Different types of stimulus generate different patterns of response in lymph nodes, identification of which may be helpful in diagnosing the cause.
The most common reason for patients to develop enlargement of lymph nodes is as a reaction to antigenic stimuli (reactive lymphadenopathy).

There are five main patterns of reactive response:
Follicular hyperplasia: increase in B-cell germinal centres.
Paracortical hyperplasia: increase in T-cell paracortical region.
Sinus hyperplasia: increase in histiocytic cells in medullary sinuses.
Granulomatous inflammation: formation of histiocytic granu-lomas in nodes.
Acute lymphadenitis: acute inflammation and suppuration in lymph nodes.

Follicular hyperplasia shows increase in size and number of germinal centres
Follicular hyperplasia is a common response to most types of antigen exposure.
associated with nodes draining sites of chronic inflammation, and in rheumatoid disease.
Acute lymphadenitis occurs with acute bacterial infections.

Paracortical hyperplasia shows increase in size of T-cell areas
Expansion of the T-cell paracortical zone is associated with follicular hyperplasia
as part of a reaction to chronic inflammation.
Relatively pure expansion of the paracortex is seen in drug hypersensitivity
reactions (e.g. lymphadenopathy with phenytoin treatment) and viral infections.

In sinus hyperplasia histiocytic cells accumulate in medullary sinuses and may store phagocytosed material
e.g. In many non-specific reactions to chronic inflammation, and in nodes draining tumours.
A particular type of lymph node enlargement is seen in nodes draining
inflamed skin. In these cases the medullary region is expanded by
histiocytic cells that often contain melanin pigment and lipid
(dermatopathic lymphadenopathy).
Patients with HIV infection may develop lymphadenopathy at several occaions.
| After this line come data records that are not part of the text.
+    const __amdgpu_buffer_rsrc_t rY = uniform_rsrc(a.dx + ((long long)img * 2 * a.Ho * W + 2 * x0) * 512);
+    const __amdgpu_buffer_rsrc_t rM = uniform_rsrc(MASK ? a.mask_bits + ((long long)img * 2 * a.Ho * W + 2 * x0) * 32 : a.dx);
+    const unsigned fill_off = x0 + fill_pix < a.Wo ? (unsigned)tid * 16u : DG_OOB_OFF;
+    const unsigned xfill_off = (xfiller && x0 + 16 < a.Wo) ? (unsigned)(16 * 512 + tid * 16) : DG_OOB_OFF;
+    const unsigned pix_ok = x0 + l15 < a.Wo ? 0u : DG_OOB_OFF;
+    const unsigned st_lane = pix_ok | (unsigned)(2 * l15 * 512 + 128 * s + 32 * q + 8 * g);
+    auto fetch_row = [&](unsigned off, int rr) {
+      return __builtin_amdgcn_raw_buffer_load_b128(rX, rr < a.Ho ? off + (unsigned)rr * (unsigned)a.Wo * 512u : DG_OOB_OFF, 0, 0);
+    };
+    const bool mwave = MASK && !C11 && __builtin_amdgcn_readfirstlane(tid >> 6) == 5;
+    const int ml = tid & 63;
+    const unsigned mfill_off = 2 * x0 + (ml & 31) < W ? (unsigned)(((ml >> 5) * W + (ml & 31)) * 32 + 8 * s) : DG_OOB_OFF;
+    char* const mfill_dst = ring + R2_MASK_OFF + ml * 8;
+    auto fetch_mask = [&](int k) {
+      return __builtin_amdgcn_raw_buffer_load_b64(rM, k < a.Ho ? mfill_off + (unsigned)(2 * k) * (unsigned)W * 32u : DG_OOB_OFF, 0, 0);
+    };
+    const char* const mrd = ring + R2_MASK_OFF + 2 * l15 * 8 + 2 * q + (g >> 1);
+    const unsigned nsh = 4u * (unsigned)(g & 1);
+    {
+      const u32x4_t r0 = fetch_row(fill_off, 0), r1 = fetch_row(fill_off, 1);
+      *reinterpret_cast<uint4*>(fill_dst) = __builtin_bit_cast(uint4, r0);
+      *reinterpret_cast<uint4*>(fill_dst + R2_ROW) = __builtin_bit_cast(uint4, r1);
+      if constexpr (C11) {
+        const u32x4_t x0r = fetch_row(xfill_off, 0), x1r = fetch_row(xfill_off, 1);
+        if (xfiller) {
+          *reinterpret_cast<uint4*>(xfill_dst) = __builtin_bit_cast(uint4, x0r);
+          *reinterpret_cast<uint4*>(xfill_dst + R2_ROW) = __builtin_bit_cast(uint4, x1r);
+        }
+      }
+      if (mwave) *reinterpret_cast<uint2*>(mfill_dst + R2_ROW) = __builtin_bit_cast(uint2, fetch_mask(0));
+    }
+    u32x4_t st0 = fetch_row(fill_off, 2), st1;
+    u32x4_t xs0 = {0u, 0u, 0u, 0u}, xs1 = {0u, 0u, 0u, 0u};
+    if (xfiller) xs0 = fetch_row(xfill_off, 2);
+    u32x2_t ms0 = {0u, 0u}, ms1 = {0u, 0u};
+    if (mwave) ms0 = fetch_mask(1);
+    __syncthreads();
+    int sA = 0, sB = R2_ROW, sC = 2 * R2_ROW;
+    auto step = [&](int r, const u32x4_t& staged, u32x4_t& nxt, const u32x4_t& xstaged, u32x4_t& xnxt, const u32x2_t& mstaged,
+                    u32x2_t& mnxt) __attribute__((always_inline)) {
+      nxt = fetch_row(fill_off, r + 3);
+      if (xfiller) xnxt = fetch_row(xfill_off, r + 3);
+      if (mwave) mnxt = fetch_mask(r + 2);
+      unsigned mb[3] = {0u, 0u, 0u};
+      if (MASK) {
+        if (C11) {
+          mb[0] = *reinterpret_cast<const unsigned char*>(mrd + sB + 256 + 8);
+        } else {
+          mb[0] = *reinterpret_cast<const unsigned char*>(mrd + sB);
+          mb[1] = *reinterpret_cast<const unsigned char*>(mrd + sB + 8);
+          mb[2] = *reinterpret_cast<const unsigned char*>(mrd + sB + 256);
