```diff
+__global__ __launch_bounds__(64 * X3_BW, 2) void attn_dkdv_x3_kernel(X3Geom g, const bf16_t* __restrict__ qp, const bf16_t* __restrict__ vp,
+                                                                    const bf16_t* __restrict__ dop, const float* __restrict__ lse2,
+                                                                    const float* __restrict__ delta, const float* __restrict__ sres,
+                                                                    const float* __restrict__ gm, int64_t gm_sb, int64_t gm_st,
+                                                                    float* __restrict__ dk, float* __restrict__ dv, float* __restrict__ dsw,
+                                                                    const float* __restrict__ q32, const float* __restrict__ v32,
+                                                                    const float* __restrict__ do32, AttnGeom g32, int ntail) {
+    __shared__ __attribute__((aligned(1024))) char lds[2 * X3_SLOT_B + X3_BW * 3 * X3_SB_FLOATS * 4 + X3_BW * 256];
+    char* smem = lds;
+    float* ssm = reinterpret_cast<float*>(lds + 2 * X3_SLOT_B);
+    float* gsm = ssm + X3_BW * 2 * X3_SB_FLOATS;
+    float* rcm = gsm + X3_BW * X3_SB_FLOATS;
+    const int nmain = (int)gridDim.x - ntail;
+    const int bid = (int)blockIdx.x;
+    if (bid < nmain)
+        attn_dkdv_x3_body<true>(smem, ssm, gsm, rcm, bid, nmain, ntail != 0, g, qp, vp, dop, lse2, delta, sres, gm, gm_sb, gm_st, dk, dv, dsw);
+    else
+        attn_dkdv_tail_body<X3_BW, true>(reinterpret_cast<float*>(lds), reinterpret_cast<float*>(lds) + X3_BW * DT_FLOATS, g32, q32, v32, do32,
+                                         lse2, delta, sres, gm, gm_sb, gm_st, dk, dv, acr_xcd_remap(bid - nmain, ntail), dsw);
+}
+
+__global__ __launch_bounds__(64 * X3_BW, 2) void attn_dq_ds_x3_kernel(X3Geom g, const bf16_t* __restrict__ kp, const float* __restrict__ dsr,
+                                                                  const float* __restrict__ lse2, const float* __restrict__ delta,
+                                                                  const float* __restrict__ sres, const float* __restrict__ gm,
+                                                                  int64_t gm_sb, int64_t gm_st, float* __restrict__ dq,
+                                                                  const float* __restrict__ k32, const float* __restrict__ v32,
+                                                                  const float* __restrict__ do32, AttnGeom g32, int ntail) {
+    __shared__ __attribute__((aligned(1024))) char lds[2 * X3_TILE_B + X3_BW * 2 * X3_SB_FLOATS * 4];
+    static_assert(sizeof(lds) >= X3_BW * DT_FLOATS * 4, "the dQ split tail needs one tile image per wave");
+    const int nmain = (int)gridDim.x - ntail;
+    const int bid = (int)blockIdx.x;
+    if (bid < nmain)
+        attn_dq_ds_x3_body(lds, reinterpret_cast<float*>(lds + 2 * X3_TILE_B), bid, nmain, ntail != 0, g, kp, dsr, dq);
+    else
+        attn_dq_tail_body<X3_BW>(reinterpret_cast<float*>(lds), g32, k32, v32, do32, lse2, delta, sres, gm, gm_sb, gm_st, dq,
+                                 acr_xcd_remap(bid - nmain, ntail));
+}
+
 static int64_t x3_score_floats(const AttnGeom& g) {
     const int64_t nb = (g.T + 31) / 32;
     return (int64_t)g.B * g.H * nb * nb * X3_SB_FLOATS;
@@ -681,6 +826,7 @@
 int64_t acr_attn_x3_bwd_ws_floats(const AttnGeom& g) {
     return (((int64_t)g.B * g.H * g.T + 3) & ~(int64_t)3) + 3 * ((int64_t)g.B * g.T * g.H * 64) / 2;
 }
+int64_t acr_attn_x3_bwd_ds_floats(const AttnGeom& g) { return x3_score_floats(g); }
 static bool x3_split_tail(int NB, int nw) { return (NB % nw) == 1 && NB > nw; }
 static X3Geom x3_geom(const AttnGeom& g) {
     X3Geom x;
@@ -714,7 +860,7 @@
 
 void acr_attn_bwd_f32_x3(const AttnGeom& g, const float* q, const float* k, const float* v, const float* o, const float* d_o,
                          const float* lse2, const float* scores, const float* gm, int64_t gm_sb, int64_t gm_st, float* dq, float* dk,
-                         float* dv, float* delta_ws, hipStream_t st) {
+                         float* dv, float* delta_ws, float* ds, hipStream_t st) {
     const X3Geom x = x3_geom(g);
     const bf16_t* planes = reinterpret_cast<const bf16_t*>(scores + x3_score_floats(g));
     bf16_t* dop = reinterpret_cast<bf16_t*>(delta_ws + (((int64_t)g.B * g.H * g.T + 3) & ~(int64_t)3));
@@ -727,9 +873,16 @@
     const int NB = (g.T + 31) / 32;
     const int ntail = x3_split_tail(NB, X3_BW) ? g.B * g.H : 0;
     const int nmain = g.B * g.H * (ntail ? NB / X3_BW : (NB + X3_BW - 1) / X3_BW);
-    hipLaunchKernelGGL(attn_bwd_x3_kernel, dim3(2 * nmain + 2 * ntail), dim3(64 * X3_BW), 0, st, x, planes, planes + 3 * x.plane,
-                       planes + 6 * x.plane, (const bf16_t*)dop, lse2, (const float*)delta_ws, scores, gm, gm_sb, gm_st, dq, dk, dv, q, k, v, d_o, g,
-                       ntail);
+    if (ds == nullptr) {
+        hipLaunchKernelGGL(attn_bwd_x3_kernel, dim3(2 * nmain + 2 * ntail), dim3(64 * X3_BW), 0, st, x, planes, planes + 3 * x.plane,
+                           planes + 6 * x.plane, (const bf16_t*)dop, lse2, (const float*)delta_ws, scores, gm, gm_sb, gm_st, dq, dk, dv, q, k, v, d_o, g,
+                           ntail);
+        return;
+    }
+    hipLaunchKernelGGL(attn_dkdv_x3_kernel, dim3(nmain + ntail), dim3(64 * X3_BW), 0, st, x, planes, planes + 6 * x.plane, (const bf16_t*)dop, lse2,
+                       (const float*)delta_ws, scores, gm, gm_sb, gm_st, dk, dv, ds, q, v, d_o, g, ntail);
+    hipLaunchKernelGGL(attn_dq_ds_x3_kernel, dim3(nmain + ntail), dim3(64 * X3_BW), 0, st, x, planes + 3 * x.plane, (const float*)ds, lse2,
+                       (const float*)delta_ws, scores, gm, gm_sb, gm_st, dq, k, v, d_o, g, ntail);
 }
 
 extern "C" int acr_split3_bf16(const float* x, int64_t rows, int64_t cols, int64_t ld, void* planes, int64_t plane_stride, void* stream) {
diff --git a/acr_wsss_amd/ops.py b/acr_wsss_amd/ops.py
--- a/acr_wsss_amd/ops.py
+++ b/acr_wsss_amd/ops.py
@@ -164,7 +164,11 @@
         qp, kp, vp = _qkv_ptrs(qkv, heads)
         dqp, dkp, dvp = _qkv_ptrs(dqkv, heads)
         tok = _t0("attn_bwd" if g_pm is not None else "attn_bwd_nomean", B, heads, T)
-        if scores is not None:
+        if scores is not None and ctx.math == 1:
+            ds = torch.empty(lib.acr_attn_bwd_ds_floats(d), dtype=torch.float32, device=qkv.device)
+            L.check(lib.acr_attn_bwd_scores_ds(d, qp, kp, vp, L.ptr(o), L.ptr(d_o), L.ptr(lse2), L.ptr(scores), L.ptr(g_pm), gm_sb,
+                                               gm_st, dqp, dkp, dvp, L.ptr(delta), L.ptr(ds), L.stream_ptr()), "acr_attn_bwd_scores_ds")
+        elif scores is not None:
             L.check(lib.acr_attn_bwd_scores(d, qp, kp, vp, L.ptr(o), L.ptr(d_o), L.ptr(lse2), L.ptr(scores), L.ptr(g_pm), gm_sb,
                                             gm_st, dqp, dkp, dvp, L.ptr(delta), L.stream_ptr()), "acr_attn_bwd_scores")
         else:
diff --git a/include/acr_hip.h b/include/acr_hip.h
--- a/include/acr_hip.h
+++ b/include/acr_hip.h
@@ -65,6 +65,11 @@
                         const void* o, const void* d_o, const float* lse2, const float* scores,
                         const float* gmean, int64_t gmean_sb, int64_t gmean_st,
                         void* dq, void* dk, void* dv, float* delta_ws, void* stream);
+int64_t acr_attn_bwd_ds_floats(const acr_attn_desc* desc);
+int acr_attn_bwd_scores_ds(const acr_attn_desc* desc, const void* q, const void* k, const void* v,
+                           const void* o, const void* d_o, const float* lse2, const float* scores,
+                           const float* gmean, int64_t gmean_sb, int64_t gmean_st,
+                           void* dq, void* dk, void* dv, float* delta_ws, float* ds_ws, void* stream);
 
 int acr_attn_probs(const acr_attn_desc* desc, const void* q, const void* k, const float* lse2,
                    float* probs, void* stream);
```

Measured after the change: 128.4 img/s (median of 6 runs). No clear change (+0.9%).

Granulomatous inflammation in nodes may be seen in several diseases Granulomatous inflammation in lymph nodes can present with generalized or localized lymphadenopathy; lymph node biopsy is performed to establish the cause.
The main causes are:

Tuberculosis. Granulomas typically undergo caseous necrosis. TB must be confirmed by culture of biopsy
tissue in all cases of undiagnosed lymphadenopathy.

Sarcoidosis may affect regional nodes or be part of a generalized lymphadenopathy.

Cat scratch disease is caused by a Gram-negative bacterium transmitted by cat scratches.
It leads to a self-limited febrile illness with localized lymphadenopathy

Crohn's disease. Granulomas are a frequent finding in the enlarged nodes draining the bowel in Crohn's

Toxoplasmosis. Numerous small aggregates of histiocytic cells forming 'mini granulomas' are seen within
enlarged nodes.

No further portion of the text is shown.